With the global demonstration of the therapeutic benefits of ketogenic diets and the possible paradigm shift from anti-epileptic drugs, evaluating the risk profile of the diet is very important in establishing its benefit-risk ratio. Despite its proven benefits, multifaceted side effects have been reported in several studies, and in summary consist of gastrointestinal disturbances (diarrhea, vomiting, nausea, constipation, gastro-esophageal reflux) [44-46], nephrolithiasis [47,48], poor growth in children [46,49-52], increased bruising [53], osteopenia/osteoporosis [51,54], sepsis and bacterial overgrowth [41,45,54], pneumonia [44,45,47,54], acute pancreatitis [45,54,55], hypoglycemia [41], impaired mood [41], cardiomyopathy [41,44,54,56], as well as hypercholesterolemia/hypertriglyceridemia [41,44,54].

Apart from these side effects, patient compliance is another major challenge; it mainly depends on the types of ketogenic diet and the age group of the patients [28]. Specifically, children who are fed by the enteral route usually demonstrate very high compliance rates, whereas a diet with a fat: non-fat ratio of more than 4.5: 1 usually leads to poor compliance [28]. Older children and adolescents usually show difficulty adhering to the strict diet ratio of 4:1. Thus, a lower fat: non-fat ratio is often used in this population [28]. Nonetheless, the risk profile of and patient poor compliance to the strict ketogenic diet have not precluded its acceptability.
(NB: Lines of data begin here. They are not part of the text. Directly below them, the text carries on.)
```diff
@@ -205,41 +341,53 @@
         }
         __syncthreads();
         if (tid == 0) {
-            atomicAdd(a.scalars, wg_part[0][0] + wg_part[1][0] + wg_part[2][0] + wg_part[3][0]);
-            atomicAdd(a.scalars + 1, wg_part[0][1] + wg_part[1][1] + wg_part[2][1] + wg_part[3][1]);
-        }
-    }
+            float loss = wg_part[0][0], hits = wg_part[0][1];
+#pragma unroll
+            for (int v = 1; v < WV; ++v) {
+                loss += wg_part[v][0];
+                hits += wg_part[v][1];
+            }
+            atomicAdd(a.scalars, loss);
+            atomicAdd(a.scalars + 1, hits);
+        }
+    }
+}
+
+template <typename WT, int NTL, int KIND>
+int launch_tiles(const mvae_head_args& a, hipStream_t s) {
+    constexpr int rb = head_rb<WT, NTL, KIND>();
+    const head_ws_lds lay = head_ws_layout<WT, NTL, KIND>(a.H, a.want_grad != 0, a.want_grad && a.dhs);
+    if (lay.bytes <= HEAD_WS_LDS_MAX) {
+        const int need = (a.R + 16 * HEAD_WS_WAVES * rb - 1) / (16 * HEAD_WS_WAVES * rb);
+        const int cap = rb == 2 ? 256 : 512;
+        return mvae_launch<head_k<WT, NTL, KIND, true>>(dim3(need < cap ? need : cap), dim3(64 * HEAD_WS_WAVES), lay.bytes, s, a);
+    }
+    const int need = (a.R + 64 * rb - 1) / (64 * rb);
+    const int cap = rb == 2 ? 512 : 1024;
+    hipLaunchKernelGGL((head_k<WT, NTL, KIND, false>), dim3(need < cap ? need : cap), dim3(256), 0, s, a);
+    MVAE_CHECK_LAUNCH();
+    return MVAE_OK;
 }
 
 template <typename WT, int KIND>
 int launch(const mvae_head_args& a, hipStream_t s) {
     const int ntl = (a.N + 15) / 16;
-    const dim3 block(256);
-    auto grid = [&](int rb) {
-        const int need = (a.R + 64 * rb - 1) / (64 * rb);
-        const int cap = rb == 2 ? 512 : 1024;
-        return dim3(need < cap ? need : cap);
-    };
     switch (ntl) {
-        case 1: hipLaunchKernelGGL((head_k<WT, 1, KIND>), grid(head_rb<WT, 1, KIND>()), block, 0, s, a); break;
-        case 2: hipLaunchKernelGGL((head_k<WT, 2, KIND>), grid(head_rb<WT, 2, KIND>()), block, 0, s, a); break;
+        case 1: return launch_tiles<WT, 1, KIND>(a, s);
+        case 2: return launch_tiles<WT, 2, KIND>(a, s);
         case 3:
-        case 4: hipLaunchKernelGGL((head_k<WT, 4, KIND>), grid(head_rb<WT, 4, KIND>()), block, 0, s, a); break;
+        case 4: return launch_tiles<WT, 4, KIND>(a, s);
         case 5: case 6: case 7:
-        case 8: hipLaunchKernelGGL((head_k<WT, 8, KIND>), grid(head_rb<WT, 8, KIND>()), block, 0, s, a); break;
+        case 8: return launch_tiles<WT, 8, KIND>(a, s);
         default:
             if constexpr (KIND == 0) {
-                if (ntl == 9) hipLaunchKernelGGL((head_k<WT, 9, KIND>), grid(1), block, 0, s, a);
-                else if (ntl == 10) hipLaunchKernelGGL((head_k<WT, 10, KIND>), grid(1), block, 0, s, a);
-                else if (ntl == 11) hipLaunchKernelGGL((head_k<WT, 11, KIND>), grid(1), block, 0, s, a);
-                else if (ntl == 12) hipLaunchKernelGGL((head_k<WT, 12, KIND>), grid(1), block, 0, s, a);
-                else return MVAE_E_UNSUPPORTED;
-                break;
+                if (ntl == 9) return launch_tiles<WT, 9, KIND>(a, s);
+                if (ntl == 10) return launch_tiles<WT, 10, KIND>(a, s);
+                if (ntl == 11) return launch_tiles<WT, 11, KIND>(a, s);
+                if (ntl == 12) return launch_tiles<WT, 12, KIND>(a, s);
             }
             return MVAE_E_UNSUPPORTED;
     }
-    MVAE_CHECK_LAUNCH();
-    return MVAE_OK;
 }
 
 }
```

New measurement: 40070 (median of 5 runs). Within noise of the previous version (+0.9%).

The diet appears to be culturally acceptable to the caregivers once modified to include food items from their environmental setting. Recently, the Keilah Foundation (a non-governmental organization) has successfully used the ketogenic diet to manage children with epilepsy in South Africa; the diet has also been successfully implemented in Uganda where locally-available and familiar food stuffs were utilized [57]. The typical ketogenic diet that is viable to follow in Uganda based on the local food products namely beans with cabbage and mukene (a fish caught in Lake Victoria). The recipe consists of 14 g red kidney beans, 25 g butter, 9 g dried mukene, 10 g oil, 14 g cabbage and 14 g cream [57]. Interestingly, this finding may be the propelling force to drive the acceptability of the ketogenic diet beyond the Western world to the developing world, and to promote nutraceuticals as the new paradigm in the treatment of refractory childhood epilepsy.


Following the rebirth of the use of the ketogenic diet as a therapeutic option in drug-resistant childhood epilepsy, pediatric neurologists now consider it as possible first-line therapy in infantile spasms and status epilepticus. Although the diet is often prescribed alongside one or more anti-epileptic drugs, its efficacy as a sole therapeutic agent has been well documented in several studies. Like anti-epileptic drugs, several short-term and long-term side effects have also been reported; but these treatment challenges have not made the ketogenic diet a less attractive option. Nevertheless, the diet should still be used as an adjunctive therapy with the first-line or second-line antiepileptic drugs in the management of refractory seizures. To promote its global acceptability, the components of the diet should be modified to include locally-available food stuffs; this local adaptation has been implemented in Uganda, eastern Africa.